[EXERCISE DETAILS]
Tally up the lines below that carry the word "bool", answering with the figure alone.

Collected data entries

=== Begin Enclosure ===

template <class EP>
int launch_split(ConvP p, const SplitPlan& r0, const float* s1, int S1, const float* s2, int S2, int M, long Ng, int dgrad,
                 void* ws, hipStream_t s, const void* wp_ready, float* amax, const void* planes, const float* planes_amax,
                 bool amax_valid, bool x1) {
  x2::Src q;
  q.s1 = s1; q.s2 = S2 > 0 ? s2 : s1; q.S1 = S1; q.S2 = S2; q.Kc = S1 + S2; q.Mpad = x2::pad128(M); q.taps = p.taps;
  q.pl = static_cast<const unsigned char*>(planes); q.pl_stride = planes ? pl::plane_bytes(p.N, S1, p.HW) : 0;
  const SplitWs lay = split_ws(r0, M, q.Kc, p.taps);
  unsigned char* base = reinterpret_cast<unsigned char*>(((uintptr_t)ws + 255) & ~(uintptr_t)255);
  float* xpart = reinterpret_cast<float*>(base + lay.xpart);
  p.part = reinterpret_cast<float*>(base + lay.part);
  p.part_stride = r0.slab;
  if (amax) xpart = amax + (dgrad ? 2 * x2::NPART : 0);
  if (planes) {
    xpart = const_cast<float*>(planes_amax);
  } else if (!(amax_valid && amax)) {
    hipLaunchKernelGGL(x2::amax_partial_kernel, dim3(x2::NPART), dim3(x2::AMAX_THREADS), 0, s, s1, (long)p.N * S1 * p.HW, xpart);
    if (S2 > 0)
      hipLaunchKernelGGL(x2::amax_partial_kernel, dim3(x2::NPART), dim3(x2::AMAX_THREADS), 0, s, s2, (long)p.N * S2 * p.HW,
                         xpart + x2::NPART);
    STK_CHECK_LAUNCH();
  }
  if (wp_ready) {
    q.wp = static_cast<const unsigned short*>(wp_ready);
  } else {
    x2::WprepDesc one = {};
    one.w = p.w; one.wp = base; one.M = M; one.Kc = q.Kc; one.Mpad = q.Mpad;
    one.taps = p.taps; one.flip = dgrad;
    split_weight_strides(p, dgrad, one.sm, one.sk);
    hipLaunchKernelGGL(x2::wamax_kernel, dim3(x2::WPART, 1), dim3(256), 0, s, nullptr, one);
    hipLaunchKernelGGL(x2::wprep_kernel, dim3((unsigned)stk_cdiv((long)q.Mpad * q.Kc, 256L)), dim3(256), 0, s, nullptr, one);
    STK_CHECK_LAUNCH();
    q.wp = reinterpret_cast<const unsigned short*>(base);
  }
  const int nch = planes && x1 ? p.taps * ((q.Kc / x2::KC + 1) / 2) : p.taps * (q.Kc / x2::KC);
  const SplitPlan r = planes && x1 ? x1_plan(r0, nch) : r0;
  SplitGemm g = {p, q, M, (int)Ng, q.Mpad / 128, stk_cdiv((int)Ng, 128), nch, r.chunks_per_split, xpart,
                 S2 > 0 ? 2 * x2::NPART : x2::NPART, S2 > 0, planes != nullptr, planes && x2d::halo_ok(p, p.taps, r0.splits),
                 dim3(), s};
  g.grid = dim3((unsigned)(g.tm * g.tn * r.splits));
  if (r0.splits == 1) {
    if (x1) split_gemm<OneProduct<EP>>(g);
    else split_gemm<EP>(g);
    STK_CHECK_LAUNCH();
    return STK_OK;
  }
  if (x1) split_gemm<OneProduct<EpSlab>>(g);
  else split_gemm<EpSlab>(g);
  STK_CHECK_LAUNCH();
  launch_slab_sum(p, r.splits, M, Ng, dgrad, s);
  STK_CHECK_LAUNCH();
  return STK_OK;
}

struct SplitWgradPlan { int ok; int splits; int chunks_per_split; long slab; int rows3; };
inline SplitWgradPlan split_wgrad_plan(int C1, int C2, int N, int Cout, int H, int W, int OH, int OW, int KH, int KW,
                                       int stride, int pad) {
  SplitWgradPlan q = {0, 0, 0, 0, 0};
  const int Cin = C1 + C2;
  const long K = (long)N * H * W;
  const int cmax = Cout > C1 ? (Cout > C2 ? Cout : C2) : (C1 > C2 ? C1 : C2);
  if (K * cmax * 4 >= 0x7fffffffL || (C2 > 0 && C1 % 32)) return q;
  const bool pow2 = (W & (W - 1)) == 0 && ((H * W) & (H * W - 1)) == 0;
  const bool geom = (KH == 3 && KW == 3 && pad == 1) || (KH == 1 && KW == 1 && pad == 0);
  if (!geom || stride != 1 || OH != H || OW != W || !pow2 || W < 4 || H * W < 16 || Cin < 64 || Cout < 64 ||
      K > 0x7fffffffL || K % 32)
    return q;
  const int taps = KH * KW;
  q.rows3 = (taps == 9 && W >= 8 && (C2 == 0 || C1 % 16 == 0)) ? 1 : 0;
  const long tiles = q.rows3 ? 3L * stk_cdiv(Cout, 128) * stk_cdiv(Cin, 64)
                             : (long)taps * stk_cdiv(Cout, 128) * stk_cdiv(Cin, 128);
  if (taps == 1 && tiles < 2) return q;
  const long chunks = K / 32;
  constexpr long w1_wgs = 256;
  long splits = (taps == 1 && tiles < 6 ? w1_wgs : 512) / tiles;
  if (splits > chunks / 8) splits = chunks / 8;
  if (splits < 1) splits = 1;
  q.chunks_per_split = (int)((chunks + splits - 1) / splits);
  q.splits = (int)((chunks + q.chunks_per_split - 1) / q.chunks_per_split);
  q.slab = (long)Cout * Cin * taps;
  q.ok = 1;
  return q;
}
template <int FORM>
void launch_x2w(const x2w::Args& a, int W, dim3 grid, hipStream_t s) {
  const dim3 block(256 * (FORM & 15));
  if (W >= 32) hipLaunchKernelGGL((x2w::wgrad_kernel<32, FORM>), grid, block, 0, s, a);
  else if (W == 16) hipLaunchKernelGGL((x2w::wgrad_kernel<16, FORM>), grid, block, 0, s, a);
  else if (W == 8) hipLaunchKernelGGL((x2w::wgrad_kernel<8, FORM>), grid, block, 0, s, a);
  else hipLaunchKernelGGL((x2w::wgrad_kernel<4, FORM>), grid, block, 0, s, a);
}
struct WgemmArgs {
  ConvP p; int tm, tn, nch, chunks_per_split; const float* dyp; const float* xp; int nx; dim3 grid; hipStream_t s;
};
template <bool X1, class BL>
void launch_wgemm_rows(const WgemmArgs& g) {
  using AL = std::conditional_t<X1, x2::RowsU16<false, false>, x2::RowsU<false, false>>;
  using E = std::conditional_t<X1, OneProduct<EpWgrad>, EpWgrad>;
  hipLaunchKernelGGL((x2::wgemm_kernel<AL, BL, E, !X1>), g.grid, dim3(256), 0, g.s, g.p, g.p.Cout, g.p.Cin, g.tm, g.tn, g.nch,
                     g.chunks_per_split, g.p.taps, g.dyp, g.xp, g.nx);
}
template <bool X1, bool DUAL>
void launch_wgemm_src(const WgemmArgs& g) {
  if (g.p.taps == 1)
    launch_wgemm_rows<X1, std::conditional_t<X1, x2::RowsU16<true, DUAL>, x2::RowsU<true, DUAL>>>(g);
  else if (g.p.W >= 16)
    launch_wgemm_rows<X1, std::conditional_t<X1, x2::RowsB16<DUAL, 16>, x2::RowsB<DUAL, 16>>>(g);
  else if (g.p.W == 8)
    launch_wgemm_rows<X1, std::conditional_t<X1, x2::RowsB16<DUAL, 8>, x2::RowsB<DUAL, 8>>>(g);
  else
    launch_wgemm_rows<X1, std::conditional_t<X1, x2::RowsB16<DUAL, 4>, x2::RowsB<DUAL, 4>>>(g);
}
template <bool X1>
void launch_wgemm(const WgemmArgs& g) {
  if (g.p.C2 > 0) launch_wgemm_src<X1, true>(g);
  else launch_wgemm_src<X1, false>(g);
}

=== End Enclosure ===

[OUTPUT FOR THIS TASK]
6